• Work request:
Retype each entry. Leave every word as it is.

(Records excerpted from a collection)
 #ifndef FFH_THREADS
 #define FFH_THREADS 512
 #endif
-template <int NMB, int K1S>
-__global__ __launch_bounds__(FFH_THREADS) void k_filter_fwd_h(const float* __restrict__ pair_d,
+template <int NMB, int K1S, bool MAP>
+__device__ __forceinline__ void filter_fwd_h_body(const float* __restrict__ pair_d,
                                                       const float* __restrict__ pair_c, int P,
-                                                      GeosslFilterWeights w, int G,
+                                                      const GeosslFilterWeights& w, int G,
                                                       const float* __restrict__ offset, float coeff,
                                                       float* __restrict__ Tout, float* __restrict__ Wf,
-                                                    const int32_t* __restrict__ dyn_P) {
+                                                    const int32_t* __restrict__ dyn_P,
+                                                    const int32_t* __restrict__ row_slot) {
   constexpr int F = 32 * NMB, K2S = F / 16;
   extern __shared__ __attribute__((aligned(16))) uint8_t smem_raw[];
   u32x4* W2f = reinterpret_cast<u32x4*>(smem_raw);
@@ -319,14 +338,17 @@
   };
   int rb = take();
   float d_n = pair_d[min(32 * rb + j, P - 1)], cw_n = pair_c[min(32 * rb + j, P - 1)];
+  int slot_n = MAP ? row_slot[min(32 * rb + j, P - 1)] : 0;
   while (rb < nrb) {
     const int row = 32 * rb + j;
     const bool live = row < P;
     const float d = d_n;
     const float cw = live ? cw_n : 0.0f;
+    const int slot = MAP ? slot_n : row;
     const int rb_next = take();
     d_n = pair_d[min(32 * rb_next + j, P - 1)];
     cw_n = pair_c[min(32 * rb_next + j, P - 1)];
+    if (MAP) slot_n = row_slot[min(32 * rb_next + j, P - 1)];
     int z = 0;
     asm volatile("" : "+v"(z));
     const int lz = lane + z, khz = 4 * kh + z;
@@ -389,7 +411,7 @@
       tb[ks] = split8h_scaled(v, st);
     }
     constexpr int MP = NMB >= 2 ? 2 : 1;
-    float* orow = Wf + (lbase + row) * F + 4 * kh;
+    float* orow = Wf + (lbase + slot) * F + 4 * kh;
 #pragma unroll
     for (int mb0 = 0; mb0 < NMB; mb0 += MP) {
       f32x16 acc2[MP];
@@ -427,6 +449,26 @@
   }
 }
 
+template <int NMB, int K1S>
+__global__ __launch_bounds__(FFH_THREADS) void k_filter_fwd_h(const float* __restrict__ pair_d,
+                                                              const float* __restrict__ pair_c, int P,
+                                                              GeosslFilterWeights w, int G,
+                                                              const float* __restrict__ offset, float coeff,
+                                                              float* __restrict__ Tout, float* __restrict__ Wf,
+                                                              const int32_t* __restrict__ dyn_P) {
+  filter_fwd_h_body<NMB, K1S, false>(pair_d, pair_c, P, w, G, offset, coeff, Tout, Wf, dyn_P, nullptr);
+}
+template <int NMB, int K1S>
+__global__ __launch_bounds__(FFH_THREADS) void k_filter_fwd_rows_h(const float* __restrict__ pair_d,
+                                                                   const float* __restrict__ pair_c, int P,
+                                                                   GeosslFilterWeights w, int G,
+                                                                   const float* __restrict__ offset, float coeff,
+                                                                   float* __restrict__ Tout, float* __restrict__ Wf,
+                                                                   const int32_t* __restrict__ dyn_P,
+                                                                   const int32_t* __restrict__ row_slot) {
+  filter_fwd_h_body<NMB, K1S, true>(pair_d, pair_c, P, w, G, offset, coeff, Tout, Wf, dyn_P, row_slot);
+}
+
 #ifdef FF_TIMING
 }
 extern "C" int geossl_filter_fwd_debug_read(long long* host) {
@@ -447,6 +489,13 @@
                                             const GeosslFilterWeights* w, int L, int F, int G, const float* offset,
                                             float coeff, float* T, float* Wf, const int32_t* dyn_P,
                                             hipStream_t stream) {
+  return geossl_cfconv_filter_fwd_rows(pair_d, pair_c, P, w, L, F, G, offset, coeff, T, Wf, dyn_P, nullptr, stream);
+}
+
+extern "C" int geossl_cfconv_filter_fwd_rows(const float* pair_d, const float* pair_c, int64_t P,
+                                             const GeosslFilterWeights* w, int L, int F, int G, const float* offset,
+                                             float coeff, float* T, float* Wf, const int32_t* dyn_P,
+                                             const int32_t* row_slot, hipStream_t stream) {
   if (P <= 0 || L <= 0) return 0;
   if (L > GEOSSL_MAX_L || (F != 32 && F != 64 && F != 128) || G > 64 || G < 1) return (int)hipErrorInvalidValue;
   const int nrb = (int)((P + 31) / 32);
@@ -457,9 +506,15 @@
 #define LAUNCH(NMB, K1S)                                                                                        \
   do {                                                                                                          \
     const size_t lds = (size_t)(NMB * (2 * NMB) + NMB * K1S) * 3 * 1024 + (2 * 32 * NMB + 16 * K1S) * 4;        \
-    allow_big_lds(&k_filter_fwd<NMB, K1S>);                                                                     \
-    hipLaunchKernelGGL((k_filter_fwd<NMB, K1S>), grid, dim3(512), lds, stream, pair_d, pair_c, (int)P, *w, G,   \
-                       offset, coeff, T, Wf, dyn_P);                                                            \
+    if (row_slot != nullptr) {                                                                                  \
+      allow_big_lds(&k_filter_fwd_rows<NMB, K1S>);                                                              \
+      hipLaunchKernelGGL((k_filter_fwd_rows<NMB, K1S>), grid, dim3(512), lds, stream, pair_d, pair_c, (int)P,   \
+                         *w, G, offset, coeff, T, Wf, dyn_P, row_slot);                                         \
+    } else {                                                                                                    \
+      allow_big_lds(&k_filter_fwd<NMB, K1S>);                                                                   \
+      hipLaunchKernelGGL((k_filter_fwd<NMB, K1S>), grid, dim3(512), lds, stream, pair_d, pair_c, (int)P,        \
+                         *w, G, offset, coeff, T, Wf, dyn_P);                                                   \
+    }                                                                                                           \
   } while (0)
 #define LAUNCH_F(NMB)                   \
   do {                                  \
@@ -472,9 +527,15 @@
 #define LAUNCH_H(NMB, K1S)                                                                                      \
   do {                                                                                                          \
     const size_t lds = (size_t)(NMB * (2 * NMB) + NMB * K1S) * 2 * 1024 + (2 * 32 * NMB + 16 * K1S + 36) * 4;   \
-    allow_big_lds(&k_filter_fwd_h<NMB, K1S>);                                                                   \
-    hipLaunchKernelGGL((k_filter_fwd_h<NMB, K1S>), grid, dim3(FFH_THREADS), lds, stream, pair_d, pair_c, (int)P, *w, G, \
-                       offset, coeff, T, Wf, dyn_P);                                                            \
+    if (row_slot != nullptr) {                                                                                  \
+      allow_big_lds(&k_filter_fwd_rows_h<NMB, K1S>);                                                            \
+      hipLaunchKernelGGL((k_filter_fwd_rows_h<NMB, K1S>), grid, dim3(FFH_THREADS), lds, stream, pair_d, pair_c, \
+                         (int)P, *w, G, offset, coeff, T, Wf, dyn_P, row_slot);                                 \
+    } else {                                                                                                    \
+      allow_big_lds(&k_filter_fwd_h<NMB, K1S>);                                                                 \
+      hipLaunchKernelGGL((k_filter_fwd_h<NMB, K1S>), grid, dim3(FFH_THREADS), lds, stream, pair_d, pair_c,      \
+                         (int)P, *w, G, offset, coeff, T, Wf, dyn_P);                                           \
+    }                                                                                                           \
   } while (0)
 #define LAUNCH_HF(NMB)                    \
   do {                                    \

• Task solution:
 #ifndef FFH_THREADS
 #define FFH_THREADS 512
 #endif
-template <int NMB, int K1S>
-__global__ __launch_bounds__(FFH_THREADS) void k_filter_fwd_h(const float* __restrict__ pair_d,
+template <int NMB, int K1S, bool MAP>
+__device__ __forceinline__ void filter_fwd_h_body(const float* __restrict__ pair_d,
                                                       const float* __restrict__ pair_c, int P,
-                                                      GeosslFilterWeights w, int G,
+                                                      const GeosslFilterWeights& w, int G,
                                                       const float* __restrict__ offset, float coeff,
                                                       float* __restrict__ Tout, float* __restrict__ Wf,
-                                                    const int32_t* __restrict__ dyn_P) {
+                                                    const int32_t* __restrict__ dyn_P,
+                                                    const int32_t* __restrict__ row_slot) {
   constexpr int F = 32 * NMB, K2S = F / 16;
   extern __shared__ __attribute__((aligned(16))) uint8_t smem_raw[];
   u32x4* W2f = reinterpret_cast<u32x4*>(smem_raw);
@@ -319,14 +338,17 @@
   };
   int rb = take();
   float d_n = pair_d[min(32 * rb + j, P - 1)], cw_n = pair_c[min(32 * rb + j, P - 1)];
+  int slot_n = MAP ? row_slot[min(32 * rb + j, P - 1)] : 0;
   while (rb < nrb) {
     const int row = 32 * rb + j;
     const bool live = row < P;
     const float d = d_n;
     const float cw = live ? cw_n : 0.0f;
+    const int slot = MAP ? slot_n : row;
     const int rb_next = take();
     d_n = pair_d[min(32 * rb_next + j, P - 1)];
     cw_n = pair_c[min(32 * rb_next + j, P - 1)];
+    if (MAP) slot_n = row_slot[min(32 * rb_next + j, P - 1)];
     int z = 0;
     asm volatile("" : "+v"(z));
     const int lz = lane + z, khz = 4 * kh + z;
@@ -389,7 +411,7 @@
       tb[ks] = split8h_scaled(v, st);
     }
     constexpr int MP = NMB >= 2 ? 2 : 1;
-    float* orow = Wf + (lbase + row) * F + 4 * kh;
+    float* orow = Wf + (lbase + slot) * F + 4 * kh;
 #pragma unroll
     for (int mb0 = 0; mb0 < NMB; mb0 += MP) {
       f32x16 acc2[MP];
@@ -427,6 +449,26 @@
   }
 }
 
+template <int NMB, int K1S>
+__global__ __launch_bounds__(FFH_THREADS) void k_filter_fwd_h(const float* __restrict__ pair_d,
+                                                              const float* __restrict__ pair_c, int P,
+                                                              GeosslFilterWeights w, int G,
+                                                              const float* __restrict__ offset, float coeff,
+                                                              float* __restrict__ Tout, float* __restrict__ Wf,
+                                                              const int32_t* __restrict__ dyn_P) {
+  filter_fwd_h_body<NMB, K1S, false>(pair_d, pair_c, P, w, G, offset, coeff, Tout, Wf, dyn_P, nullptr);
+}
+template <int NMB, int K1S>
+__global__ __launch_bounds__(FFH_THREADS) void k_filter_fwd_rows_h(const float* __restrict__ pair_d,
+                                                                   const float* __restrict__ pair_c, int P,
+                                                                   GeosslFilterWeights w, int G,
+                                                                   const float* __restrict__ offset, float coeff,
+                                                                   float* __restrict__ Tout, float* __restrict__ Wf,
+                                                                   const int32_t* __restrict__ dyn_P,
+                                                                   const int32_t* __restrict__ row_slot) {
+  filter_fwd_h_body<NMB, K1S, true>(pair_d, pair_c, P, w, G, offset, coeff, Tout, Wf, dyn_P, row_slot);
+}
+
 #ifdef FF_TIMING
 }
 extern "C" int geossl_filter_fwd_debug_read(long long* host) {
@@ -447,6 +489,13 @@
                                             const GeosslFilterWeights* w, int L, int F, int G, const float* offset,
                                             float coeff, float* T, float* Wf, const int32_t* dyn_P,
                                             hipStream_t stream) {
+  return geossl_cfconv_filter_fwd_rows(pair_d, pair_c, P, w, L, F, G, offset, coeff, T, Wf, dyn_P, nullptr, stream);
+}
+
+extern "C" int geossl_cfconv_filter_fwd_rows(const float* pair_d, const float* pair_c, int64_t P,
+                                             const GeosslFilterWeights* w, int L, int F, int G, const float* offset,
+                                             float coeff, float* T, float* Wf, const int32_t* dyn_P,
+                                             const int32_t* row_slot, hipStream_t stream) {
   if (P <= 0 || L <= 0) return 0;
   if (L > GEOSSL_MAX_L || (F != 32 && F != 64 && F != 128) || G > 64 || G < 1) return (int)hipErrorInvalidValue;
   const int nrb = (int)((P + 31) / 32);
@@ -457,9 +506,15 @@
 #define LAUNCH(NMB, K1S)                                                                                        \
   do {                                                                                                          \
     const size_t lds = (size_t)(NMB * (2 * NMB) + NMB * K1S) * 3 * 1024 + (2 * 32 * NMB + 16 * K1S) * 4;        \
-    allow_big_lds(&k_filter_fwd<NMB, K1S>);                                                                     \
-    hipLaunchKernelGGL((k_filter_fwd<NMB, K1S>), grid, dim3(512), lds, stream, pair_d, pair_c, (int)P, *w, G,   \
-                       offset, coeff, T, Wf, dyn_P);                                                            \
+    if (row_slot != nullptr) {                                                                                  \
+      allow_big_lds(&k_filter_fwd_rows<NMB, K1S>);                                                              \
+      hipLaunchKernelGGL((k_filter_fwd_rows<NMB, K1S>), grid, dim3(512), lds, stream, pair_d, pair_c, (int)P,   \
+                         *w, G, offset, coeff, T, Wf, dyn_P, row_slot);                                         \
+    } else {                                                                                                    \
+      allow_big_lds(&k_filter_fwd<NMB, K1S>);                                                                   \
+      hipLaunchKernelGGL((k_filter_fwd<NMB, K1S>), grid, dim3(512), lds, stream, pair_d, pair_c, (int)P,        \
+                         *w, G, offset, coeff, T, Wf, dyn_P);                                                   \
+    }                                                                                                           \
   } while (0)
 #define LAUNCH_F(NMB)                   \
   do {                                  \
@@ -472,9 +527,15 @@
 #define LAUNCH_H(NMB, K1S)                                                                                      \
   do {                                                                                                          \
     const size_t lds = (size_t)(NMB * (2 * NMB) + NMB * K1S) * 2 * 1024 + (2 * 32 * NMB + 16 * K1S + 36) * 4;   \
-    allow_big_lds(&k_filter_fwd_h<NMB, K1S>);                                                                   \
-    hipLaunchKernelGGL((k_filter_fwd_h<NMB, K1S>), grid, dim3(FFH_THREADS), lds, stream, pair_d, pair_c, (int)P, *w, G, \
-                       offset, coeff, T, Wf, dyn_P);                                                            \
+    if (row_slot != nullptr) {                                                                                  \
+      allow_big_lds(&k_filter_fwd_rows_h<NMB, K1S>);                                                            \
+      hipLaunchKernelGGL((k_filter_fwd_rows_h<NMB, K1S>), grid, dim3(FFH_THREADS), lds, stream, pair_d, pair_c, \
+                         (int)P, *w, G, offset, coeff, T, Wf, dyn_P, row_slot);                                 \
+    } else {                                                                                                    \
+      allow_big_lds(&k_filter_fwd_h<NMB, K1S>);                                                                 \
+      hipLaunchKernelGGL((k_filter_fwd_h<NMB, K1S>), grid, dim3(FFH_THREADS), lds, stream, pair_d, pair_c,      \
+                         (int)P, *w, G, offset, coeff, T, Wf, dyn_P);                                           \
+    }                                                                                                           \
   } while (0)
 #define LAUNCH_HF(NMB)                    \
   do {                                    \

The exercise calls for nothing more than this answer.